#### TASK:
Take each line from the entries that holds "bars" and copy it out.
########
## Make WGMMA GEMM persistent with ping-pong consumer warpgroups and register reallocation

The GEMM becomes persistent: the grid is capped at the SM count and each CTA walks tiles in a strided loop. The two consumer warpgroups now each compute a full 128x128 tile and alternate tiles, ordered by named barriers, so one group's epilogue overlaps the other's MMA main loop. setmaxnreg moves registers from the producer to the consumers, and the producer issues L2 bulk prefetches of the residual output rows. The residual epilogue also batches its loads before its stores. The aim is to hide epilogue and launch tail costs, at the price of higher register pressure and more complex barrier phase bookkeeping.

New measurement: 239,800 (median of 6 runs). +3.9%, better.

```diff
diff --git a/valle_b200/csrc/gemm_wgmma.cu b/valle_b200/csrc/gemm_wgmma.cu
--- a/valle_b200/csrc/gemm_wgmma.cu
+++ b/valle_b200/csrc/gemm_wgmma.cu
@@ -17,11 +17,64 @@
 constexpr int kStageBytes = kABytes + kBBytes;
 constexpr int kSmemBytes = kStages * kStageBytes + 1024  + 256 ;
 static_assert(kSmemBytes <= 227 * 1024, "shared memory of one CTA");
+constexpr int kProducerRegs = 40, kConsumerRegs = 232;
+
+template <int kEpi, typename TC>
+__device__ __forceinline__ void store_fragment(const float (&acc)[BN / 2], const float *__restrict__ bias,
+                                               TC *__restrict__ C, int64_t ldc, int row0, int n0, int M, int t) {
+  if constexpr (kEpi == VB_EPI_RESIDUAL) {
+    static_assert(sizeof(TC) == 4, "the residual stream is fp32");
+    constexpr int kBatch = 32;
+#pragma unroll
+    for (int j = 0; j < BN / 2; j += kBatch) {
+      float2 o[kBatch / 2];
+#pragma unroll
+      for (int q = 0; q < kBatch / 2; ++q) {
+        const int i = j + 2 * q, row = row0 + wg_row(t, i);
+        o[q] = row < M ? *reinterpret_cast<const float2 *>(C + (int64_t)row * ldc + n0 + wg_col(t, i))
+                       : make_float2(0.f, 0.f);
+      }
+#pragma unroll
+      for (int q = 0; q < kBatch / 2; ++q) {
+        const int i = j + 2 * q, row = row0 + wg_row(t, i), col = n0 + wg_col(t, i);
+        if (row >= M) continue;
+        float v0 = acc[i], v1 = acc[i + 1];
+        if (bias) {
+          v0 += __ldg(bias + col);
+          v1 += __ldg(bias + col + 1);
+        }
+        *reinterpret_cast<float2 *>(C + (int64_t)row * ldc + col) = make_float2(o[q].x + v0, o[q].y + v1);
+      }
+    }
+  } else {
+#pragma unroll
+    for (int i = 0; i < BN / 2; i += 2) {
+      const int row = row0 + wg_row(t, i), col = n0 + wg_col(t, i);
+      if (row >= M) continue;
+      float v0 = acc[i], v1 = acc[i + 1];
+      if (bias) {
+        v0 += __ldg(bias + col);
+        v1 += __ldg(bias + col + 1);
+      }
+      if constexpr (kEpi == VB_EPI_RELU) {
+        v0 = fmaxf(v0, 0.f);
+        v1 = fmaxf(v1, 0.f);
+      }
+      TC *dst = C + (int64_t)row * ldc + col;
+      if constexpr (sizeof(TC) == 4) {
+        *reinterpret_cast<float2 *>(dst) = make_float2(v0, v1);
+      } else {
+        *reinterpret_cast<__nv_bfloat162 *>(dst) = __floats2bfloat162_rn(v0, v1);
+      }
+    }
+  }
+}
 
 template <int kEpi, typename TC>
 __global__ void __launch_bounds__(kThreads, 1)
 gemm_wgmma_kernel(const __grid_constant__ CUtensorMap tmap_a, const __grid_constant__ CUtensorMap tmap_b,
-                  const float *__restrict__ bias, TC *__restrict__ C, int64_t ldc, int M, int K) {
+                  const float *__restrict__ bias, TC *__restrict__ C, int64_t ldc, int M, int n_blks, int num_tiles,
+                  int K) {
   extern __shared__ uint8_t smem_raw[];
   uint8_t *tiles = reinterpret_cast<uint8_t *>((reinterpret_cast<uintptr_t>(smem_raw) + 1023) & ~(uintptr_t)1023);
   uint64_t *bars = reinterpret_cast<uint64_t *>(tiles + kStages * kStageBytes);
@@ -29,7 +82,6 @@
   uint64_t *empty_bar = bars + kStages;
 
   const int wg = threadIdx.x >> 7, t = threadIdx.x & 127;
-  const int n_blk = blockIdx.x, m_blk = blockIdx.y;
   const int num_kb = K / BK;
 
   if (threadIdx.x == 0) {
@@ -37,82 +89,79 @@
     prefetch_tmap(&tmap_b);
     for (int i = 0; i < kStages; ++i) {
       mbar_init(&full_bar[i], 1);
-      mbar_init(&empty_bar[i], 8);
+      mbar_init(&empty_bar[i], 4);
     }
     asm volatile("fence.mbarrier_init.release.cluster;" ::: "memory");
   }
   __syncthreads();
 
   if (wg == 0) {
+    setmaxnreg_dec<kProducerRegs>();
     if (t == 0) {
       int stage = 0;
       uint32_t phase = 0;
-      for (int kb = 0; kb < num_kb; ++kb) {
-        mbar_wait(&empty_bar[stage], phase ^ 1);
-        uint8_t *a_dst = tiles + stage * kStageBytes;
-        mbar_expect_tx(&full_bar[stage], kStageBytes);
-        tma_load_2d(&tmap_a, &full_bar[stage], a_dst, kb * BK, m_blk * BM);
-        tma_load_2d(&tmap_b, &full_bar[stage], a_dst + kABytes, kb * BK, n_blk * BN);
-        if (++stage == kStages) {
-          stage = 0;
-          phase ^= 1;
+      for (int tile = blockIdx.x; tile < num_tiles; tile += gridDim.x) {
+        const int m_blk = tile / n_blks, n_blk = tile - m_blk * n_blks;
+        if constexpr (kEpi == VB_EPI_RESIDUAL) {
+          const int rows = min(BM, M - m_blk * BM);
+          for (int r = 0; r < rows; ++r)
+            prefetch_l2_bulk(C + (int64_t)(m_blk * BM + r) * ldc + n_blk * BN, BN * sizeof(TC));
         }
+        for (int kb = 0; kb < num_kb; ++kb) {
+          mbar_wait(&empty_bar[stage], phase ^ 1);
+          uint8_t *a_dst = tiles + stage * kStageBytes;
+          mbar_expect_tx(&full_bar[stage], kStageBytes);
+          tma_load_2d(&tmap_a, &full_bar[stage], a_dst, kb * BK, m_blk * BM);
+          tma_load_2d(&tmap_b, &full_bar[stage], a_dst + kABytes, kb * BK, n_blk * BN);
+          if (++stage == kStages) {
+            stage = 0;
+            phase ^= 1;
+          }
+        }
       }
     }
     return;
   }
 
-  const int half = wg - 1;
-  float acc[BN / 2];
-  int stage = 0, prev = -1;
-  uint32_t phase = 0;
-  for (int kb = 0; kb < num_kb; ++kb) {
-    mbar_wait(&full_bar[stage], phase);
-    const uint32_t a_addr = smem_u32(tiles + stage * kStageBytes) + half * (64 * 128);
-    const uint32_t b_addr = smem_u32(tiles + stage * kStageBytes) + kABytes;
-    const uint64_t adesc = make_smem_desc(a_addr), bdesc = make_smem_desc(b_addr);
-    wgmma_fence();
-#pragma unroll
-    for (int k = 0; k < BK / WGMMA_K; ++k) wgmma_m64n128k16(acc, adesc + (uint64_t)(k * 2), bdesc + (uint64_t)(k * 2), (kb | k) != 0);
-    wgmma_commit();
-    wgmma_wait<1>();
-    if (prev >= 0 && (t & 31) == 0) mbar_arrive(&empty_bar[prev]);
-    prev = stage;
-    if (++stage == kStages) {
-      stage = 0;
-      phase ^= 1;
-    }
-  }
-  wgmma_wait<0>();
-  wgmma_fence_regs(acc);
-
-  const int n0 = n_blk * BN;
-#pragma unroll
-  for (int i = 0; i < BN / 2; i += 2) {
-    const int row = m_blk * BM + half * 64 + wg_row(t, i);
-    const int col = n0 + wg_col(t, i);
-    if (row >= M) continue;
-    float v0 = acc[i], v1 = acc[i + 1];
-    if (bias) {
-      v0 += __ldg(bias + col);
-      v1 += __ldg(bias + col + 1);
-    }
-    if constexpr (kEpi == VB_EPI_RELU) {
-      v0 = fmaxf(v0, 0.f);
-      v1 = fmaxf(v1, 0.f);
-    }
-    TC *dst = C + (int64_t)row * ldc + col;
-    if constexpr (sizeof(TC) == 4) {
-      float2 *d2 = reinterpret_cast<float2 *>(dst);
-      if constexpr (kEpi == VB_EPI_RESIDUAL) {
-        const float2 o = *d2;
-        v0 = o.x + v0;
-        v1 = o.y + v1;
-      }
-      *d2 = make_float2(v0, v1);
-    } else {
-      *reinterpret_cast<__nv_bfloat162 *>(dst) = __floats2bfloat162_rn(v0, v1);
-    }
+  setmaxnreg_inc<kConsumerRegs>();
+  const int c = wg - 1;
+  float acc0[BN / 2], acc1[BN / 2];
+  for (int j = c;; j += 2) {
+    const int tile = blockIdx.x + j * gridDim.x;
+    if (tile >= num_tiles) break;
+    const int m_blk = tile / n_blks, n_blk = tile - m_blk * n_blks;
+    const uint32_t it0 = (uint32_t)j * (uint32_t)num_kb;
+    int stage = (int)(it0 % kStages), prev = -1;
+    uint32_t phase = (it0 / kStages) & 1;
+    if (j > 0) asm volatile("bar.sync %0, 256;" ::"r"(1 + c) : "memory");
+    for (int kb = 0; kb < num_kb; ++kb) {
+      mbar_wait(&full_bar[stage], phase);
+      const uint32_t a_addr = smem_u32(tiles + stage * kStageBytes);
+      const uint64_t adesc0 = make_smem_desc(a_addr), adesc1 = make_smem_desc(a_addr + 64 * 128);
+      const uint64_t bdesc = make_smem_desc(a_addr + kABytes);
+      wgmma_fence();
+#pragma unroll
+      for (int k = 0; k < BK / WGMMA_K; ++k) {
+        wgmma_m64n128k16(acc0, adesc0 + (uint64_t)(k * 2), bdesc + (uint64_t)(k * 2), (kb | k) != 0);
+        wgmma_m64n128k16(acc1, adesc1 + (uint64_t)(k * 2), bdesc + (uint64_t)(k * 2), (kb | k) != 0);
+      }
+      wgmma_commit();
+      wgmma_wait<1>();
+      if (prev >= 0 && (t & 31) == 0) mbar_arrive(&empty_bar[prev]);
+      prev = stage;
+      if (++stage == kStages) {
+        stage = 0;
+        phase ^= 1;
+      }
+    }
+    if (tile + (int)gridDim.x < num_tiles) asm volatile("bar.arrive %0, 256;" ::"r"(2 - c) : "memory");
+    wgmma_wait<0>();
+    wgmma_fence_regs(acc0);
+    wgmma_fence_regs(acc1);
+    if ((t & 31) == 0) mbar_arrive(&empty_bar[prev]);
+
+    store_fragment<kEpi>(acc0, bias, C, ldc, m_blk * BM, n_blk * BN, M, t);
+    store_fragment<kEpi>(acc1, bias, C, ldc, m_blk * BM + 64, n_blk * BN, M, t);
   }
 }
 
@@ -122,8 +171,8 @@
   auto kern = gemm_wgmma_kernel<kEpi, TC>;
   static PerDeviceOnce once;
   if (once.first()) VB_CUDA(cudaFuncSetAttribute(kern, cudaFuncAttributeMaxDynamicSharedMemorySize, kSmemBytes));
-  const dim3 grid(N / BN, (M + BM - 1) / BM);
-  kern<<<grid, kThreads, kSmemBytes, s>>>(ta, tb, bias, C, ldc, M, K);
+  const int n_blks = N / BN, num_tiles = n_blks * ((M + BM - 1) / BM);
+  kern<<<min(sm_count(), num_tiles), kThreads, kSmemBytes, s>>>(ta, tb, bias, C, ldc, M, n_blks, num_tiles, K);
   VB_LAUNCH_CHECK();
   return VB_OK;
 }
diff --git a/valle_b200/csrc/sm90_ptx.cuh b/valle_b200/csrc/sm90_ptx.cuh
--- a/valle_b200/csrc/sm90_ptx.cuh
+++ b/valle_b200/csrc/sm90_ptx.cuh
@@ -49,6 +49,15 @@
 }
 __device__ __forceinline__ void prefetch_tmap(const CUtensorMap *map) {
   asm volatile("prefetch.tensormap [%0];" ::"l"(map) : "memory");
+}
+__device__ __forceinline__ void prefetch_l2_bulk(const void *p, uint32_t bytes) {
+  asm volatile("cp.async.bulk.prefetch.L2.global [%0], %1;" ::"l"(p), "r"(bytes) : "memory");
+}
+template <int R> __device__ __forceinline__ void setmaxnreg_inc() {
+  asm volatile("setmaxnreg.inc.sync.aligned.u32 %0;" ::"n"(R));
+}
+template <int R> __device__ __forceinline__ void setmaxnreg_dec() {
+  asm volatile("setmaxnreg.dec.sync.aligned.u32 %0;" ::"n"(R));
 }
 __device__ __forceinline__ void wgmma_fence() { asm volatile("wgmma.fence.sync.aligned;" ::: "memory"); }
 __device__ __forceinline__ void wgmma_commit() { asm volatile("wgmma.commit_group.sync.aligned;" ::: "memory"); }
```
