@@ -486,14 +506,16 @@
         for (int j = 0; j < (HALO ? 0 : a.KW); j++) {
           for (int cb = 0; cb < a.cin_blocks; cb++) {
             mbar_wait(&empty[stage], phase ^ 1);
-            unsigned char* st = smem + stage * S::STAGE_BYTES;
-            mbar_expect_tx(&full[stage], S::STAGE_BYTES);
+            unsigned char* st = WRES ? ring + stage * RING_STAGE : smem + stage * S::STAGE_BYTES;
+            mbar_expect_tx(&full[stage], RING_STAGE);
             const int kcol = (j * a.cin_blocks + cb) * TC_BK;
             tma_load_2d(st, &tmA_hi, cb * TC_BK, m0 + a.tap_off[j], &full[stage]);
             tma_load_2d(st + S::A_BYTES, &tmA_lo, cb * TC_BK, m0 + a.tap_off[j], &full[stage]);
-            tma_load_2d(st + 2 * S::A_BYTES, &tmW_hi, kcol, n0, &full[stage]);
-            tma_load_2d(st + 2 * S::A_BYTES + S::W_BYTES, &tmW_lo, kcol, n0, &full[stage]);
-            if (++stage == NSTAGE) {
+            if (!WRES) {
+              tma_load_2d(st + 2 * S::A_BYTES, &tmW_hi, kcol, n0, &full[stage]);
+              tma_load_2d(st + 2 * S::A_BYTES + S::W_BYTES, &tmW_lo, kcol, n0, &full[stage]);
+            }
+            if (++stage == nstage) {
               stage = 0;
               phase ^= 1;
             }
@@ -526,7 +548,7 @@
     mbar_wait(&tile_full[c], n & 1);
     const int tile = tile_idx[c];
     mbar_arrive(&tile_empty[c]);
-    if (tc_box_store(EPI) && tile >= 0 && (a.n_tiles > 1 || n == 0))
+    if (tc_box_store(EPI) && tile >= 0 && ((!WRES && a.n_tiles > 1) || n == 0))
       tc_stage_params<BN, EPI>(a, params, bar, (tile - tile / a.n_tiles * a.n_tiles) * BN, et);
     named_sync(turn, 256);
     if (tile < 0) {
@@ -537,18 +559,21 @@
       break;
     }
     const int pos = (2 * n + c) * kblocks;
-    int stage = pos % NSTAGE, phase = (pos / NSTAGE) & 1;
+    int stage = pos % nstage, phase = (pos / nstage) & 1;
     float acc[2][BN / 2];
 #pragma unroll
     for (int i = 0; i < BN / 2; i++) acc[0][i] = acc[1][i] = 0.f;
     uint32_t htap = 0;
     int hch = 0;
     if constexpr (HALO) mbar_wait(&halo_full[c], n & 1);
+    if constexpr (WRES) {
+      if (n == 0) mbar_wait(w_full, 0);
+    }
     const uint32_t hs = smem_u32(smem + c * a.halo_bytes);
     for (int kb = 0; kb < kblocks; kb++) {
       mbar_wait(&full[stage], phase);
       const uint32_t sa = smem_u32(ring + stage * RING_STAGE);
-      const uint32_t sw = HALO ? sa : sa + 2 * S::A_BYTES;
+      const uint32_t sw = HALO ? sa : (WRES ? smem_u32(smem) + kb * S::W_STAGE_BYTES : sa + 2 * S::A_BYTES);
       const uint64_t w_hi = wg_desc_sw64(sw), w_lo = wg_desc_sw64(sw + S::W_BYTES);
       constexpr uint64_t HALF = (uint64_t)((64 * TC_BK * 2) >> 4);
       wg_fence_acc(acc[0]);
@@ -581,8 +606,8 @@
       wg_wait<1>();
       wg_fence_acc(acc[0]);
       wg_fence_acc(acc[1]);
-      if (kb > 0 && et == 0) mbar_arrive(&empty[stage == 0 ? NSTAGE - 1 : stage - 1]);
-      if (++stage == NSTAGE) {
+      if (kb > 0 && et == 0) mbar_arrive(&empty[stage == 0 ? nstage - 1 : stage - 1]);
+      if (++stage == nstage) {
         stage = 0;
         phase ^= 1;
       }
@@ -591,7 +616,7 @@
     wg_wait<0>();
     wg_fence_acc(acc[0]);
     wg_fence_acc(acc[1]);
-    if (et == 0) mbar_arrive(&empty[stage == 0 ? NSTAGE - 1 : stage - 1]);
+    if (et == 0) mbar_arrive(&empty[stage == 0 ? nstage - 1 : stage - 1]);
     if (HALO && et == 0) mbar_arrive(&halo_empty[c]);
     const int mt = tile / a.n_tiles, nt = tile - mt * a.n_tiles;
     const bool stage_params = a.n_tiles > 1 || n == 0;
########
#### YOUR RESPONSE:
   uint64_t *bars = reinterpret_cast<uint64_t *>(tiles + kStages * kStageBytes);
   uint64_t *empty_bar = bars + kStages;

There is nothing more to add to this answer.